**Dataset records:**
int allocate(cc_engine* e)
{
    const Geometry& g = e->g;
    const size_t S = (size_t) g.num_streams;
    const size_t C = S * (size_t) g.cells;
    const size_t L = S * (size_t) g.ring_cols;
    const size_t T = S * (size_t) g.tree_capacity;
    Planes& P = e->P;
    int rc = CC_OK;
    e->slab_planning = getenv("CC_NO_SLAB") == nullptr;
    e->slab_bytes = 0;
    e->slab_plan.clear();
#define A(field, count)                                \
    if ((rc = alloc_plane(e, &P.field, (count))) != 0) \
        return rc;
    A(dist, C) A(incaz, C) A(gtag, C) A(src, C) A(inten, C);
    A(trig, L) A(colg, L) A(colminaz, L);
    A(ground, C) A(debug, C) A(ignored, C) A(root, C) A(id, C);
    A(t_fin, C) A(t_width, C) A(t_pts, C) A(t_uf, C) A(t_cid, C) A(t_pos, C) A(t_finished, C);
    A(ulist, T) A(ucomp, T) A(agg_fin, T) A(agg_min, T) A(agg_max, T) A(agg_pts, T) A(agg_cid, T) A(agg_first, T) A(agg_flag, T);
    A(events, S * (size_t) g.event_capacity);
    A(sc_parent, C) A(sc_nlinks, C) A(sc_links, C) A(sc_fin, C);
    A(sc_term, C) A(col_newfin, L) A(col_info, L) A(col_act, L) A(pk_meta, C) A(pk_fin, C) A(pk_lk, C);
    A(sg_x2, C) A(sg_uz, C) A(sg_w, C) A(sg_flags, C) A(sc_rec, C);
    A(curtab, S * (size_t) g.num_rows);
    A(tab_acc, S * (size_t) g.tab_tiles * (size_t) g.num_rows);
    A(par_off, S * (size_t) cck::IP_MAXF);
    A(tabc, (size_t) BATCH_SLOTS * S * (size_t) g.tab_tiles * (size_t) g.num_rows);
    A(sc_visits, C);
    A(link_log, S * (size_t) g.link_capacity);
    A(sl_ctl, S * 4) A(sl_cols, L);
    if ((rc = alloc_plane(e, (unsigned long long**) &P.sl_rec, S * (size_t) cck::SL_CAP * sizeof(cck::ScanLongRec) / sizeof(unsigned long long))) != 0)
        return rc;
#undef A
    if ((rc = alloc_plane(e, &e->d_states, S)) != 0)
        return rc;
    if ((rc = alloc_plane(e, &e->d_par_left, 16)) != 0)
        return rc;
    if ((rc = alloc_plane(e, &e->d_bail_count, 4)) != 0)
        return rc;
    if ((rc = alloc_plane(e, &e->d_remaining, 1)) != 0)
        return rc;
    const bool slab = e->slab_planning;
    if (e->slab_planning)
    {
        e->slab_planning = false;
        char* base = nullptr;
        if ((rc = alloc_plane(e, &base, e->slab_bytes)) != 0)
            return rc;
        for (auto& f : e->slab_plan)
            *f.first = base + f.second;
        e->slab_plan.clear();
    }
    (void) slab;
    CC_HIP_CHECK(e, hipMemset(e->d_bail_count, 0, 4 * sizeof(int)));
    CC_HIP_CHECK(e, hipMemset(e->d_par_left, 0, 16 * sizeof(int)));
    CC_HIP_CHECK(e, hipMemset(e->d_remaining, 0, sizeof(int)));
    return CC_OK;
}

void fresh_stream_state(const cc_engine* e, StreamState* out)
{
    StreamState& st = *out;
    memset(&st, 0, sizeof(st));
    st.prev_rearmost = 0;
    st.prev_foremost = -1;
    st.first_unfinished = -1;
    st.ring_start = -1;
    st.ring_end = -1;
    st.first_column = -1;
    st.clear_done = -1;
    st.first_unpublished = -1;
    st.cluster_counter = 1;
    st.min_required = 0;
    st.finish_lower_bound = std::numeric_limits<double>::max();
    st.last_round_min_az = -1.0;
    st.overrun_col = std::numeric_limits<int64_t>::max();
    st.n_links = 0;
    for (auto& d : st.batch)
        d.seg_begin = d.seg_end = d.acp_next = d.pub_begin = d.pub_end = -1, d.mode = 0, d.fused = 0;
    st.assoc_mode = e->cfg.max_steps_in_row > WIN_COLS - 2 ? 1 : 0;
}

int reset_state(cc_engine* e, bool keep_table)
{
    e->small_view_ok = false;
    e->widest_steps_in_row = e->cfg.max_steps_in_row;
    std::fill(e->state_cached.begin(), e->state_cached.end(), 0);
    const Geometry& g = e->g;
    const size_t S = (size_t) g.num_streams;
    const size_t C = S * (size_t) g.cells;
    Planes& P = e->P;
    CC_HIP_CHECK(e, hipMemsetAsync(P.dist, 0xFF, C * sizeof(float), e->stream));
    CC_HIP_CHECK(e, hipMemsetAsync(P.gtag, 0, C * sizeof(uint16_t), e->stream));
    CC_HIP_CHECK(e, hipMemsetAsync(P.id, 0, C * sizeof(uint32_t), e->stream));
    CC_HIP_CHECK(e, hipMemsetAsync(P.ground, CC_GP_UNKNOWN, C, e->stream));
    CC_HIP_CHECK(e, hipMemsetAsync(P.debug, CC_DBG_WHITE, C, e->stream));
    CC_HIP_CHECK(e, hipMemsetAsync(P.ignored, 0, C, e->stream));
    CC_HIP_CHECK(e, hipMemsetAsync(P.root, 0xFF, C * sizeof(int32_t), e->stream));
    CC_HIP_CHECK(e, hipMemsetAsync(P.tab_acc, 0, S * (size_t) g.tab_tiles * (size_t) g.num_rows * sizeof(unsigned long long), e->stream));
    CC_HIP_CHECK(e, hipMemsetAsync(P.sl_ctl, 0, S * 4 * sizeof(int32_t), e->stream));
    if (!keep_table)
        CC_HIP_CHECK(e, hipMemsetAsync(P.curtab, 0xFF, S * (size_t) g.num_rows * sizeof(float), e->stream));
    std::vector<StreamState> init(S);
    for (auto& st : init)
        fresh_stream_state(e, &st);
    CC_HIP_CHECK(e, hipMemcpyAsync(e->d_states, init.data(), S * sizeof(StreamState), hipMemcpyHostToDevice, e->stream));
    if (e->d_take_cursor)
        CC_HIP_CHECK(e, hipMemsetAsync(e->d_take_cursor, 0, 2 * S * sizeof(long long), e->stream));
    if (e->d_tc_cursor)
        CC_HIP_CHECK(e, hipMemsetAsync(e->d_tc_cursor, 0, 2 * S * sizeof(long long), e->stream));
    CC_HIP_CHECK(e, hipStreamSynchronize(e->stream));
    for (auto& v : e->pending_events)
        v.clear();
    for (auto& v : e->pending_links)
        v.clear();
    e->batch_open = false;
    for (bool& b : e->assoc_pending)
        b = false;
    e->deferred_tail = nullptr;
    e->lazy_pending = false;
    e->lazy_prev_left = nullptr;
    e->lazy_miss = 0;
    e->lazy_clean = 0;
    e->lazy_ok = true;
    return CC_OK;
}

int reset_streams_state(cc_engine* e, const std::vector<int>& list)
{
    const Geometry& g = e->g;
    const Planes& P = e->P;
    const unsigned long long cells = (unsigned long long) g.cells;
    cck::ResetJob job;
    memset(&job, 0, sizeof(job));
    const cck::ResetFill fills[cck::RESET_PLANES] = {
        {(char*) P.dist, cells * sizeof(float), 0xFF, 0},
        {(char*) P.gtag, cells * sizeof(uint16_t), 0, 0},
        {(char*) P.id, cells * sizeof(uint32_t), 0, 0},
        {(char*) P.ground, cells, CC_GP_UNKNOWN, 0},
        {(char*) P.debug, cells, CC_DBG_WHITE, 0},
        {(char*) P.ignored, cells, 0, 0},
        {(char*) P.root, cells * sizeof(int32_t), 0xFF, 0},
        {(char*) P.tab_acc, (unsigned long long) g.tab_tiles * (unsigned long long) g.num_rows * sizeof(unsigned long long), 0, 0},
        {(char*) P.sl_ctl, 4 * sizeof(int32_t), 0, 0},
    };
    unsigned long long longest = 0;
    for (int k = 0; k < cck::RESET_PLANES; k++)
    {
        job.fill[k] = fills[k];
        longest = std::max(longest, fills[k].bytes);
    }
    fresh_stream_state(e, &job.fresh);
    job.states = e->d_states;
    job.take_cursor = e->d_take_cursor;
    job.tc_cursor = e->d_tc_cursor;
    job.num_streams = g.num_streams;
    int rc = ensure_gather(e, list.size() * sizeof(int));
    if (rc)
        return rc;
    CC_HIP_CHECK(e, hipMemcpyAsync(e->d_gather, list.data(), list.size() * sizeof(int), hipMemcpyHostToDevice, e->stream));
    constexpr size_t MAX_GRID_Y = 65535;
    for (size_t first = 0; first < list.size(); first += MAX_GRID_Y)
    {
        const size_t rows = std::min(MAX_GRID_Y, list.size() - first);
        const unsigned long long want = (longest + cck::RESET_CHUNK_BYTES - 1) / cck::RESET_CHUNK_BYTES;
        const unsigned chunks = (unsigned) std::max<unsigned long long>(1, std::min<unsigned long long>(want, (unsigned long long) cck::RESET_MAX_BLOCKS / rows));
        hipLaunchKernelGGL(cck::k_reset_streams, dim3(chunks, (unsigned) rows), dim3(cck::RESET_THREADS), 0, e->stream, job, (const int*) e->d_gather + first);
    }
    CC_HIP_CHECK(e, hipGetLastError());
    CC_HIP_CHECK(e, hipStreamSynchronize(e->stream));
    for (int s : list)
    {
        e->state_cached[s] = 0;
        if (s == e->small_view_stream)
            e->small_view_ok = false;
        e->pending_events[s].clear();
        e->pending_links[s].clear();
    }
    return CC_OK;
}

**Description of the task:** Pull every line containing the word "auto" out of the material and copy it.

**Written solution:**
        for (auto& f : e->slab_plan)
    for (auto& d : st.batch)
    for (auto& st : init)
    for (auto& v : e->pending_events)
    for (auto& v : e->pending_links)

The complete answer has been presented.